Thea releases her hold on me and watches as I reach into the cabinet, pulling down a bottle of tequila. I pour us each a double shot, handing her a glass. We clink them and she downs it without flinching. I throw mine back, too.

Sinking to her knees, Thea grips me, then runs the flat of her tongue along the underside of my dick. I groan and grip the edges of the counter for balance. Looking down, I see Thea’s sparkling blue eyes watching me hungrily. Then, she slides her mouth over my tip.

I’m lost to oblivion as she works me in and out while squeezing me gently, making every sensation heightened. “Thea,” I moan out. She’s going to make me come if she doesn’t stop. “Baby… Thea…” She doesn’t stop and I have to pull her away from me to get her attention.

“Trust me, I’d love that, but I think we both need me inside of you.”

She nods. Grabbing her by the arms, I stand her up and lean her up against the counter. In one quick movement, I lift her until she’s sitting on it. My leg hates me for it, but I ignore the throb as Thea wraps herself around my waist.

She arches her hips into me, I love that she’s so eager to have me fuck her. “Sutton,” she whimpers. She has no idea how sexy I find it when she says my name like that. Her hand impatiently drifts between our bodies until she’s teasing herself with her fingers. I could step in, but I love watching her do this.

Licking my lips, I hope she goes lower. She does. Her mouth falls open as her head falls back while her fingers slide in and out. My cock throbs at the sight. I lower myself and take her wrist in my hand, forcing her to stop. Bringing her fingers to my lips, I push them into my mouth.

“You taste so damn delicious.”

Rising back up, I guide myself inside of her and fuck her like I’ll never have the chance again.

THEA

My arms pull Sutton in, I’ll never feel close enough to him. Still, I hold him tighter as he fucks me on the kitchen counter.

The taste of alcohol and me dances over our tongues as we kiss. He just had therapy, we shouldn’t be doing this. I know better. But I can’t help it and neither could he. Something deeper told us that we needed this.

My teeth graze his ear as I whisper, “I love how you feel inside of me.” Sutton picks up his speed at my encouragement. “Yes… just like that.”
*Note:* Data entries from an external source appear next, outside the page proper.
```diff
+def fill():
+    _lib.check(L.grf_transpose_fill(blk, ent, n_rows, n_cols, n_steps, 0, nnz, vp(ws.data_ptr()),
+                                    vp(tentries.data_ptr()), st))
+
+
+fill()
+fill()
+a, b = torch.cuda.Event(enable_timing=True), torch.cuda.Event(enable_timing=True)
+torch.cuda.synchronize()
+a.record()
+for _ in range(args.reps):
+    fill()
+b.record()
+torch.cuda.synchronize()
+ms = a.elapsed_time(b) / args.reps
+
+with torch.profiler.profile(activities=[torch.profiler.ProfilerActivity.CUDA]) as prof:
+    fill()
+    torch.cuda.synchronize()
+kernels = {}
+for e in prof.events():
+    if e.device_type == torch.autograd.DeviceType.CUDA:
+        k = kernels.setdefault(e.name, {"ms": 0.0, "launches": 0})
+        k["ms"] += e.device_time / 1e3
+        k["launches"] += 1
+for k in kernels.values():
+    k["ms"] = round(k["ms"], 4)
+
+gpu = subprocess.run(["nvidia-smi", "-i", "0", "--query-gpu=name,power.limit", "--format=csv,noheader"],
+                     capture_output=True, text=True).stdout.strip()
+line = {
+    "gpu": gpu, "library": _lib.SO_PATH, "n_rows": n_rows, "n_cols": n_cols, "L": n_steps, "nnz": nnz,
+    "fill_ms": round(ms, 3), "reps": args.reps,
+    "kernels": dict(sorted(kernels.items(), key=lambda kv: -kv[1]["ms"])),
+    "sha256_tblk_ptr": hashlib.sha256(tblk_ptr.cpu().numpy().tobytes()).hexdigest(),
+    "sha256_tentries": hashlib.sha256(tentries.cpu().numpy().tobytes()).hexdigest(),
+}
+print(json.dumps(line), flush=True)
+if args.out:
+    with open(args.out, "w") as f:
+        f.write(json.dumps(line, indent=1) + "\n")
```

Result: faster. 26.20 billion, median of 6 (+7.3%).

I bury my face into his neck as he pushes my body closer to my climax. The heat on my skin builds with every thrust. My thighs grip him tighter as the pressure becomes unbearable. I’m almost there. Peering through my dark lashes, I catch movement behind Sutton.
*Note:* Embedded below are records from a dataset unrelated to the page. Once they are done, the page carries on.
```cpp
template <bool NIB>
__device__ __forceinline__ void k2t_body(const K2tParams& p, u32* lds, const int bx, const int ntiles)
{
    const int lane = lane_id();
    const int wave = __builtin_amdgcn_readfirstlane((int)(threadIdx.x >> 6));
    const int nwaves = K2T_THREADS / 64;
    int g = 0;
    long long chunk_lo = 0, chunk_hi = p.nchunks, wg = bx;
    long long tiles = ntiles;
    if (p.seg) {
        if (bx >= p.wg_start[p.R]) return;
        if (p.order) {
            const int2 o = p.order[bx];
            g = o.x; wg = o.y; tiles = 0;
        } else {
            int lo = 0, hi = p.R;
            while (hi - lo > 1) { const int mid = (lo + hi) >> 1; if (p.wg_start[mid] <= bx) lo = mid; else hi = mid; }
            g = lo;
            wg = (long long)bx - p.wg_start[g];
            tiles = p.wg_start[g + 1] - p.wg_start[g];
        }
        chunk_lo = p.seg[g] * p.cpr; chunk_hi = p.seg[g + 1] * p.cpr;
    }
    if (p.xcd_tiles) {
        const long long P = p.xcd_tiles == 1 ? 8 : p.xcd_tiles;
        tiles -= tiles % P;
        if (wg < tiles) wg = (wg % P) * (tiles / P) + wg / P;
    }
    const long long base = chunk_lo + (wg * nwaves + wave) * (64 * K2T_STEPS);
    const long long base_c = base < chunk_hi ? base : chunk_hi - 1;
    const long long row0 = base_c / p.cpr;
    const u32 rem0 = (u32)(base_c - row0 * p.cpr);
    u32 sq[K2T_STEPS][NIB ? 2 : 4], ql[K2T_STEPS][4], mk[K2T_STEPS];
    long long cidx[K2T_STEPS];
#pragma unroll
    for (int s = 0; s < K2T_STEPS; ++s) {
        const long long c = base + 64 * s + lane;
        const long long cc = c < chunk_hi ? c : chunk_hi - 1;
        cidx[s] = c;
        if constexpr (NIB) {
            const uint2 sv = *reinterpret_cast<const uint2*>(p.seq + 8 * cc);
            sq[s][0] = sv.x; sq[s][1] = sv.y;
        } else {
            const uint4 sv = *reinterpret_cast<const uint4*>(p.seq + 16 * cc);
            sq[s][0] = sv.x; sq[s][1] = sv.y; sq[s][2] = sv.z; sq[s][3] = sv.w;
        }
        const uint4 qv = *reinterpret_cast<const uint4*>(p.qual + 16 * cc);
        ql[s][0] = qv.x; ql[s][1] = qv.y; ql[s][2] = qv.z; ql[s][3] = qv.w;
        const u32 rel = rem0 + (u32)(cc - base_c);
        mk[s] = p.meta[row0 + __umulhi(rel, p.cpr_magic)];
    }
    const long long c0 = base < chunk_hi ? base : chunk_hi - 1;
    u32 before = 4u;
    if (c0 > 0) {
        if constexpr (NIB) before = (u32)p.seq[8 * c0 - 1] >> 4;
        else {
            u32 cd, cd5, expect;
            const u32 ch4 = (u32)p.seq[16 * c0 - 1] * 0x01010101u;
            decode4x(ch4, cd, cd5, expect);
            before = expect == ch4 ? (cd & 0xFFu) : 4u;
        }
    }
    {
        const uint4* src = reinterpret_cast<const uint4*>(p.lut + (size_t)g * (size_t)(33 + p.Qt) * p.rb);
        const int n16 = p.lut_bytes >> 4;
        for (int i = threadIdx.x; i < n16; i += K2T_THREADS) reinterpret_cast<uint4*>(lds)[i] = src[i];
        __syncthreads();
    }
    const u32 rb = p.rb;
    const u32 hi_add = (u32)(0x80 - (p.Qt + 33)) * 0x01010101u;
    u32 carry_code = 5u * before;
#pragma unroll
    for (int s = 0; s < K2T_STEPS; ++s) {
        const long long c = cidx[s];
        const bool act0 = c < chunk_hi;
        const u32 rel = rem0 + (u32)((act0 ? c : chunk_hi - 1) - base_c);
        const u32 drow = __umulhi(rel, p.cpr_magic);
        const long long row = row0 + drow;
        const int j = (int)(rel - drow * (u32)p.cpr);
        const int len = (int)(mk[s] & 0xFFFFu);
        const int nb = act0 ? len - 16 * j : 0;
        u32 code[4], code5[4], hiq = 0u, badbits = 0u;
        if constexpr (NIB) {
            code[0] = nib_lo(sq[s][0]); code[1] = nib_hi(sq[s][0]); code[2] = nib_lo(sq[s][1]); code[3] = nib_hi(sq[s][1]);
            badbits = nib_invalid(sq[s][0]) | nib_invalid(sq[s][1]);
        }
#pragma unroll
        for (int wd = 0; wd < 4; ++wd) {
            if constexpr (NIB) code5[wd] = (code[wd] << 2) + code[wd];
            else {
                u32 expect;
                decode4x(sq[s][wd], code[wd], code5[wd], expect);
                badbits |= expect ^ sq[s][wd];
            }
            hiq |= ((ql[s][wd] & 0x7F7F7F7Fu) + hi_add) | ql[s][wd];
        }
        hiq &= 0x80808080u;
        const u32 last_code5 = code5[3] >> 24;
        u32 prev_code5 = wave_shr1(last_code5, carry_code);
        carry_code = (u32)__builtin_amdgcn_readlane((int)last_code5, 63);
        if (j == 0) prev_code5 = 20u;
        if (act0) {
            u32 o[4] = {0u, 0u, 0u, 0u};
            if (nb > 0) {
                const int rg = (int)((mk[s] >> 16) & 0x7FFFu);
                if (hiq != 0u || rg != g || len > p.maxlen || badbits) {
                    flag(p.status, ST_LUT, 0);
                } else {
                    u32 d5[4];
                    u32 pc5 = prev_code5 << 24;
#pragma unroll
                    for (int wd = 0; wd < 4; ++wd) {
                        d5[wd] = __builtin_amdgcn_alignbyte(code5[wd], pc5, 3) + code[wd];
                        pc5 = code5[wd];
                    }
                    const u32 A = ((mk[s] >> 31) ? p.W : 0u) + (u32)(16 * j), C = p.ctx_off;
#pragma unroll
                    for (int wd = 0; wd < 4; ++wd) {
                        int v1[4], v2[4];
#pragma unroll
                        for (int b = 0; b < 4; ++b) {
                            const u32 qb = (ql[s][wd] >> (8 * b)) & 0xFFu;
                            const u32 rowq = __umul24(qb, rb);
                            const u32 dd = (d5[wd] >> (8 * b)) & 0xFFu;
                            v1[b] = *reinterpret_cast<const int8_t*>(reinterpret_cast<const char*>(lds) + (rowq + A + (u32)(4 * wd + b)));
                            v2[b] = *reinterpret_cast<const int8_t*>(reinterpret_cast<const char*>(lds) + (rowq + C + dd));
                        }
#pragma unroll
                        for (int b = 0; b < 4; ++b) o[wd] |= (u32)(v1[b] + v2[b] + 33) << (8 * b);
                    }
                }
            }
            uint8_t* dst = p.perm ? p.out + p.perm[row] * p.pitch + 16 * j : p.out + 16 * c;
            *reinterpret_cast<uint4*>(dst) = make_uint4(o[0], o[1], o[2], o[3]);
        }
    }
}

template <bool NIB = true>
__global__ __launch_bounds__(K2T_THREADS) void k2t_apply(K2tParams p)
{
    extern __shared__ __attribute__((aligned(16))) u32 lds[];
    k2t_body<NIB>(p, lds, (int)blockIdx.x, (int)gridDim.x);
}

#define K2T_MAX_BANDS 16
struct K2tBandsParams {
    int nbands;
    int wg_start[K2T_MAX_BANDS + 1];
    K2tParams band[K2T_MAX_BANDS];
};

__global__ __launch_bounds__(K2T_THREADS) void k2t_bands(K2tBandsParams t)
{
    extern __shared__ __attribute__((aligned(16))) u32 lds[];
    int lo = 0, hi = t.nbands;
    while (hi - lo > 1) { const int mid = (lo + hi) >> 1; if (t.wg_start[mid] <= (int)blockIdx.x) lo = mid; else hi = mid; }
    k2t_body<true>(t.band[lo], lds, (int)blockIdx.x - t.wg_start[lo], t.wg_start[lo + 1] - t.wg_start[lo]);
}
```

Baseline: 1132 billion.

## Add compile-time-geometry mate-pair apply kernel with SDWA byte-indexed LUT lookups

```diff
diff --git a/kbbq-py_amd/csrc/kbbq_hip.hip b/kbbq-py_amd/csrc/kbbq_hip.hip
--- a/kbbq-py_amd/csrc/kbbq_hip.hip
+++ b/kbbq-py_amd/csrc/kbbq_hip.hip
@@ -104,11 +104,12 @@
     return nullptr;
 }
 
-enum LdsKernel { LK_K1_PLAIN, LK_K1_PLAIN_SPLIT, LK_K2V3, LK_K2V3_NIB, LK_K2T, LK_K2T_NIB, LK_K2T_BANDS, LK_K2_LDS16, LK_K2_LDS8, LK_COUNT };
+enum LdsKernel { LK_K1_PLAIN, LK_K1_PLAIN_SPLIT, LK_K2V3, LK_K2V3_NIB, LK_K2T, LK_K2T_NIB, LK_K2T_BANDS, LK_K2T_PAIR19, LK_K2T_PAIR13, LK_K2_LDS16, LK_K2_LDS8, LK_COUNT };
 static const void* const LDS_KERNELS[LK_COUNT] = {
     (const void*)k1_accumulate<false>, (const void*)k1_accumulate<true>,
     (const void*)k2v3_apply<false>, (const void*)k2v3_apply<true>,
     (const void*)k2t_apply<false>, (const void*)k2t_apply<true>, (const void*)k2t_bands,
+    (const void*)k2t_apply_pair<19>, (const void*)k2t_apply_pair<13>,
     (const void*)k2_apply<int16_t, true, true>, (const void*)k2_apply<int8_t, true, false>,
 };
 
@@ -1114,7 +1115,10 @@
             t.order = op.order;
         }
     }
-    return launch_lds(c, 1, LDS_KERNELS[nib ? LK_K2T_NIB : LK_K2T], dim3((unsigned)gt), dim3(K2T_THREADS), (size_t)t.lut_bytes, &t);
+    const int kj = (pairs && nib) ? k2t_pair_form(t) : 0;
+    if (kj < 0) return fail(KBBQ_E_ARG, "%s: mate-pair rows of %d chunks do not have the geometry k2t_apply_pair was compiled for", who, q.cpr);
+    const LdsKernel k = kj == 19 ? LK_K2T_PAIR19 : kj == 13 ? LK_K2T_PAIR13 : nib ? LK_K2T_NIB : LK_K2T;
+    return launch_lds(c, 1, LDS_KERNELS[k], dim3((unsigned)gt), dim3(K2T_THREADS), (size_t)t.lut_bytes, &t);
 }
 
 int kbbq_apply_pairs_dev(kbbq_ctx* c, const uint8_t* d_pseq, const uint8_t* d_pqual, const uint32_t* d_pmeta,
diff --git a/kbbq-py_amd/csrc/kbbq_k2_tile.h b/kbbq-py_amd/csrc/kbbq_k2_tile.h
--- a/kbbq-py_amd/csrc/kbbq_k2_tile.h
+++ b/kbbq-py_amd/csrc/kbbq_k2_tile.h
@@ -1,5 +1,6 @@
 #pragma once
 #include "kbbq_kernels_v3.h"
+#include <type_traits>
 
 #define K2T_THREADS 1024
 #define K2T_STEPS 4
@@ -205,6 +206,176 @@
     k2t_body<NIB>(p, lds, (int)blockIdx.x, (int)gridDim.x);
 }
 
+template <int KJ> struct K2tPair {
+    static constexpr int PITCH = 16 * KJ;
+    static constexpr u32 CTX = (u32)PITCH;
+    static constexpr u32 RB = (u32)(PITCH + 32 + ((((PITCH + 32) >> 2) & 1) ? 0 : 4));
+    static constexpr u32 MAGIC = (u32)(((1ull << 32) + KJ - 1) / KJ);
+};
+
+template <int KJ> static inline bool k2t_pair_geometry(const K2tParams& t)
+{
+    return t.pitch == K2tPair<KJ>::PITCH && t.rb == K2tPair<KJ>::RB && t.ctx_off == K2tPair<KJ>::CTX && t.cpr_magic == K2tPair<KJ>::MAGIC
+           && t.W == 0u && t.xcd_tiles == 1 && t.rb == (u32)pair_lut_row_bytes(t.S2) && t.pitch == pair_pitch(t.S2);
+}
+static inline int k2t_pair_form(const K2tParams& t)
+{
+    if (t.cpr == 19) return k2t_pair_geometry<19>(t) ? 19 : -1;
+    if (t.cpr == 13) return k2t_pair_geometry<13>(t) ? 13 : -1;
+    return 0;
+}
+
+template <int B> __device__ __forceinline__ u32 k2t_mul24_byte(u32 w, u32 k)
+{
+    u32 r;
+    if constexpr (B == 0) asm("v_mul_u32_u24_sdwa %0, %1, %2 dst_sel:DWORD dst_unused:UNUSED_PAD src0_sel:BYTE_0 src1_sel:DWORD" : "=v"(r) : "v"(w), "v"(k));
+    else if constexpr (B == 1) asm("v_mul_u32_u24_sdwa %0, %1, %2 dst_sel:DWORD dst_unused:UNUSED_PAD src0_sel:BYTE_1 src1_sel:DWORD" : "=v"(r) : "v"(w), "v"(k));
+    else if constexpr (B == 2) asm("v_mul_u32_u24_sdwa %0, %1, %2 dst_sel:DWORD dst_unused:UNUSED_PAD src0_sel:BYTE_2 src1_sel:DWORD" : "=v"(r) : "v"(w), "v"(k));
+    else asm("v_mul_u32_u24_sdwa %0, %1, %2 dst_sel:DWORD dst_unused:UNUSED_PAD src0_sel:BYTE_3 src1_sel:DWORD" : "=v"(r) : "v"(w), "v"(k));
+    return r;
+}
+template <int B> __device__ __forceinline__ u32 k2t_add_byte(u32 a, u32 w)
+{
+    u32 r;
+    if constexpr (B == 0) asm("v_add_u32_sdwa %0, %1, %2 dst_sel:DWORD dst_unused:UNUSED_PAD src0_sel:DWORD src1_sel:BYTE_0" : "=v"(r) : "v"(a), "v"(w));
+    else if constexpr (B == 1) asm("v_add_u32_sdwa %0, %1, %2 dst_sel:DWORD dst_unused:UNUSED_PAD src0_sel:DWORD src1_sel:BYTE_1" : "=v"(r) : "v"(a), "v"(w));
+    else if constexpr (B == 2) asm("v_add_u32_sdwa %0, %1, %2 dst_sel:DWORD dst_unused:UNUSED_PAD src0_sel:DWORD src1_sel:BYTE_2" : "=v"(r) : "v"(a), "v"(w));
+    else asm("v_add_u32_sdwa %0, %1, %2 dst_sel:DWORD dst_unused:UNUSED_PAD src0_sel:DWORD src1_sel:BYTE_3" : "=v"(r) : "v"(a), "v"(w));
+    return r;
+}
+template <class F> __device__ __forceinline__ void k2t_unroll4(F f)
+{
+    f(std::integral_constant<int, 0>()); f(std::integral_constant<int, 1>()); f(std::integral_constant<int, 2>()); f(std::integral_constant<int, 3>());
+}
+
+typedef unsigned short k2t_u16x2 __attribute__((ext_vector_type(2)));
+
+template <int KJ>
+__global__ __launch_bounds__(K2T_THREADS) void k2t_apply_pair(K2tParams p)
+{
+    extern __shared__ __attribute__((aligned(16))) u32 lds[];
+    typedef K2tPair<KJ> G;
+    const u32 lane = (u32)lane_id();
+    const u32 wave = (u32)__builtin_amdgcn_readfirstlane((int)(threadIdx.x >> 6));
+    const int bx = (int)blockIdx.x;
+    int g = 0;
+    long long row_lo = 0, chunk_hi = p.nchunks;
+    u32 wg = (u32)bx, tiles = gridDim.x;
+    if (p.seg) {
+        if (bx >= p.wg_start[p.R]) return;
+        if (p.order) {
+            const int2 o = p.order[bx];
+            g = o.x; wg = (u32)o.y; tiles = 0u;
+        } else {
+            int lo = 0, hi = p.R;
+            while (hi - lo > 1) { const int mid = (lo + hi) >> 1; if (p.wg_start[mid] <= bx) lo = mid; else hi = mid; }
+            g = lo;
+            wg = (u32)(bx - p.wg_start[g]);
+            tiles = (u32)(p.wg_start[g + 1] - p.wg_start[g]);
+        }
+        row_lo = p.seg[g]; chunk_hi = p.seg[g + 1] * KJ;
+    }
+    tiles &= ~7u;
+    if (wg < tiles) wg = (wg & 7u) * (tiles >> 3) + (wg >> 3);
+    const long long chunk_lo = row_lo * KJ;
+    const long long base = chunk_lo + ((long long)wg * (K2T_THREADS / 64) + wave) * (64 * K2T_STEPS);
+    const bool has = base < chunk_hi;
+    const long long base_c = has ? base : chunk_hi - 1;
+    const unsigned long long off0 = (unsigned long long)(base_c - chunk_lo);
+    const unsigned long long rowd = off0 / (unsigned)KJ;
+    const u32 rem0 = (u32)(off0 - rowd * (unsigned)KJ);
+    const long long last = chunk_hi - 1 - base_c;
+    const u32 limit = last < 64 * K2T_STEPS - 1 ? (u32)last : (u32)(64 * K2T_STEPS - 1);
+    const uint8_t* qbase = p.qual + 16 * base_c;
+    const uint8_t* sbase = p.seq + 8 * base_c;
+    const u32* mbase = p.meta + (row_lo + (long long)rowd);
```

Adrian’s standing in Damian’s doorway. For a moment, I catch the stunned look on his face before it fades to flatness. He doesn’t retreat. I’m not sure if he’s frozen in place or purposefully trying to make me uncomfortable. Normally, I might shout at him or have Sutton stop. I don’t, though.

I lock eyes with him and stare him down. My nails dig into Sutton’s back as he pushes me closer. I don’t hold back the gasps and moans that pour from my lips. I want Adrian to hear them all. I want him to feel like he’s missing out. But mostly, I want him to know that he’ll never have me.

I scream Sutton’s name as I come. My whole body tenses around him and then a minute later, he’s coming too. I bury my face into his neck, breathing in his intoxicating lavender and sandalwood scent.

When the waves of pleasure ease, I look back at Damian’s door. Adrian’s gone and I’m sure that I’ve made my point. I can’t help the smirk that tugs at my lips.